Я попытался что-то пробормотать, чтобы скрыть смятение. Однако, подобно оленю у Овидия, пребыл безгласен – ибо сознавал, что вырвется только нечто среднее между хриплым клекотом или жалким шепотом и сделает мое положение еще нелицеприятнее, а потому сделал вид, что лишился голоса. Хотелось застонать. Хотелось, чтобы мы застонали вместе, а потом – стон, стон, стон, будто мы стали оленем и оленихой, что стонут в унисон под небом зимним студеным, где уже вовек не расставаться влюбленным.
Итак, вот ее кусочек хлеба. А вот он я, пытаюсь показать, что хлеб мне совсем не нужен, со мной и раньше такое бывало, я справлюсь, через минутку, сейчас, секундочку, главное – не надо таращиться, чтобы я не потерял лицо, – раненый боец сам промывает рану и накладывает швы, так-то!
Но она сидела, подобно бдительной сиделке на почасовой оплате – не уйдет, пока пациент не проглотит последнюю прописанную врачом пилюлю.
– Вот, возьми хлеб, – сказала она. – И подержи во рту, авось поможет.
Я – Клара, милосердная.
Я взял его, как порою берут носовой платок, без сопротивления, без гордыни, ибо знал – и именно это скрывалось за моей вымученной улыбкой, – что, вопреки своей воле, вопреки всем раскладам, вопреки всем объяснениям, подошел к обрыву столь близко, что теперь осталась одна забота: сделать так, чтобы спазм, который того и гляди вырвется из горла, не оказался рыданием.

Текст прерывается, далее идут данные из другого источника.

@@ -788,8 +778,8 @@
                 dma_piece(2 * sp + NBUF + g / 3, g % 3);
 #pragma unroll
                 for (int r = 2 * g; r < 2 * g + 2; ++r) {
-                    if (r < 8) an.v[r / 4][r % 4] = frag_at(sp + 1, 2 * wr + (r % 4) / 2, (r % 4) % 2, r / 4);
-                    else b0.v[(r - 8) / 2][(r - 8) % 2] = frag_at(sp + 1, 8 + 2 * wc + 0, (r - 8) % 2, (r - 8) / 2);
+                    if (r < 8) an.v[r / 4][r % 4] = frag_at(sp + 1, a_slot + (r % 4) / 2, (r % 4) % 2, r / 4);
+                    else b0.v[(r - 8) / 2][(r - 8) % 2] = frag_at(sp + 1, b_slot, (r - 8) % 2, (r - 8) / 2);
                 }
 #pragma unroll
                 for (int q = 4 * g; q < 4 * g + 4; ++q) {
@@ -853,16 +843,15 @@
 
     if constexpr (DEFER) {
         if (live_wave) {
-            const int sel = wr / 2;
             const bool unflushed = (n_super % kSuperFlush) != 0;
-            float* out = chunk_sums + ((static_cast<int64_t>(chunk) * n_tiles + t_list) * 2 + sel) * (kSlab * kSlab);
-            float* rag = ragged_sums + (static_cast<int64_t>(t_list) * 2 + sel) * (kSlab * kSlab);
+            float* out = chunk_sums + (static_cast<int64_t>(chunk) * n_sum_slots + sum_slot) * (kSlab * kSlab);
+            float* rag = ragged_sums + static_cast<int64_t>(sum_slot) * (kSlab * kSlab);
 #pragma unroll
             for (int m = 0; m < 4; ++m)
 #pragma unroll
                 for (int n = 0; n < 4; ++n) {
                     if (!block_live(m, n)) continue;
-                    const int j = wc * 64 + 16 * n + (lane & 15);
+                    const int j = col_in_slab + 16 * n + (lane & 15);
 #pragma unroll
                     for (int e = 0; e < 4; ++e) {
                         const int i = row_in_slab + 16 * m + 4 * (lane >> 4) + e;
@@ -894,6 +883,8 @@
         if (tid == 0) atomicOr(device_status, kStatusLostTicket);
     } else if (live_wave) {
         const bool slab_live = chunk > 0 || slab_live0 != 0;
+        const int slab = __builtin_amdgcn_readfirstlane(my_unit->wave[wave].slab);
+        const int ti = slab & 0xffff, tj = slab >> 16;
         double* out = partial + (static_cast<int64_t>(ti) * (ti + 1) / 2 + tj) * (kSlab * kSlab);
         const double* un = unscale + static_cast<int64_t>(chunk) * rows_pad;
 #pragma unroll
@@ -901,7 +892,7 @@
 #pragma unroll
             for (int n = 0; n < 4; ++n) {
                 if (!block_live(m, n)) continue;
-                const int j = wc * 64 + 16 * n + (lane & 15);
+                const int j = col_in_slab + 16 * n + (lane & 15);
                 const double uj = un[static_cast<int64_t>(tj) * kSlab + j];
 #pragma unroll
                 for (int e = 0; e < 4; ++e) {
@@ -926,19 +917,19 @@
 
 constexpr int kReduceRun = 8;
 __global__ __launch_bounds__(256) void chunk_reduce_kernel(const float* __restrict__ chunk_sums, const float* __restrict__ ragged_sums,
-                                                           int n_tiles, int n_chunks, int ragged_chunk,
-                                                           const int2* __restrict__ tile_order, const double* __restrict__ unscale,
+                                                           int n_sum_slots, int n_chunks, int ragged_chunk,
+                                                           const int2* __restrict__ slot_slab, const double* __restrict__ unscale,
                                                            int64_t rows_pad, double* __restrict__ partial, int slab_live0,
-                                                           int t128, int n_blocks32) {
+                                                           int n_blocks32) {
     typedef double f64x4 __attribute__((ext_vector_type(4)));
-    const int t_list = blockIdx.x >> 1, sel = blockIdx.x & 1;
-    const int2 tt = tile_order[t_list];
-    const int ti = 2 * tt.x + sel, tj = tt.y;
-    if (!(tj <= ti && ti < t128)) return;
+    const int slot = blockIdx.x;
+    const int2 tt = slot_slab[slot];
+    const int ti = tt.x, tj = tt.y;
+    if (ti < 0) return;
     double* out = partial + (static_cast<int64_t>(ti) * (ti + 1) / 2 + tj) * (kSlab * kSlab);
-    const int64_t slab_stride = static_cast<int64_t>(n_tiles) * 2 * (kSlab * kSlab);
-    const float* in = chunk_sums + (static_cast<int64_t>(t_list) * 2 + sel) * (kSlab * kSlab);
-    const float* rag = ragged_sums + (static_cast<int64_t>(t_list) * 2 + sel) * (kSlab * kSlab);
+    const int64_t slab_stride = static_cast<int64_t>(n_sum_slots) * (kSlab * kSlab);
+    const float* in = chunk_sums + static_cast<int64_t>(slot) * (kSlab * kSlab);
+    const float* rag = ragged_sums + static_cast<int64_t>(slot) * (kSlab * kSlab);
     const int i = static_cast<int>(blockIdx.y) * 32 + (threadIdx.x >> 3), j = (threadIdx.x & 7) * 4;
     for (int jb = 0; jb < kSlab; jb += 32) {
         const int jj = jb + j;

Наконец я проглотил хлеб. Она молча следила за движениями моего кадыка.
Потом она повернулась, посмотрела в окно. Она напоминала мне человека, который считает тебе пульс, глядя в сторону, отсчитывает секунды с отрешенным видом. Я не знал, что делать, и потому повернулся тоже и уставился на Гудзон; плечи наши соприкасались – мы понимали, что это безобидный пустяк, и часть моей души так и рвалась показать, что молчание – самое обычное дело между посторонними людьми, которые познакомились на вечеринке и теперь нуждаются в передышке. Мы ничего не сказали по поводу вида, по поводу знакомых и не знакомых ей людей в комнате, по поводу огоньков, мигавших за рекой в Нью-Джерси, по поводу скорбных льдин, старательно сплавлявшихся по течению, будто разбросанное стадо овечек, пастухом при котором – стоящая на приколе баржа, что провожает их светом бдительного прожектора.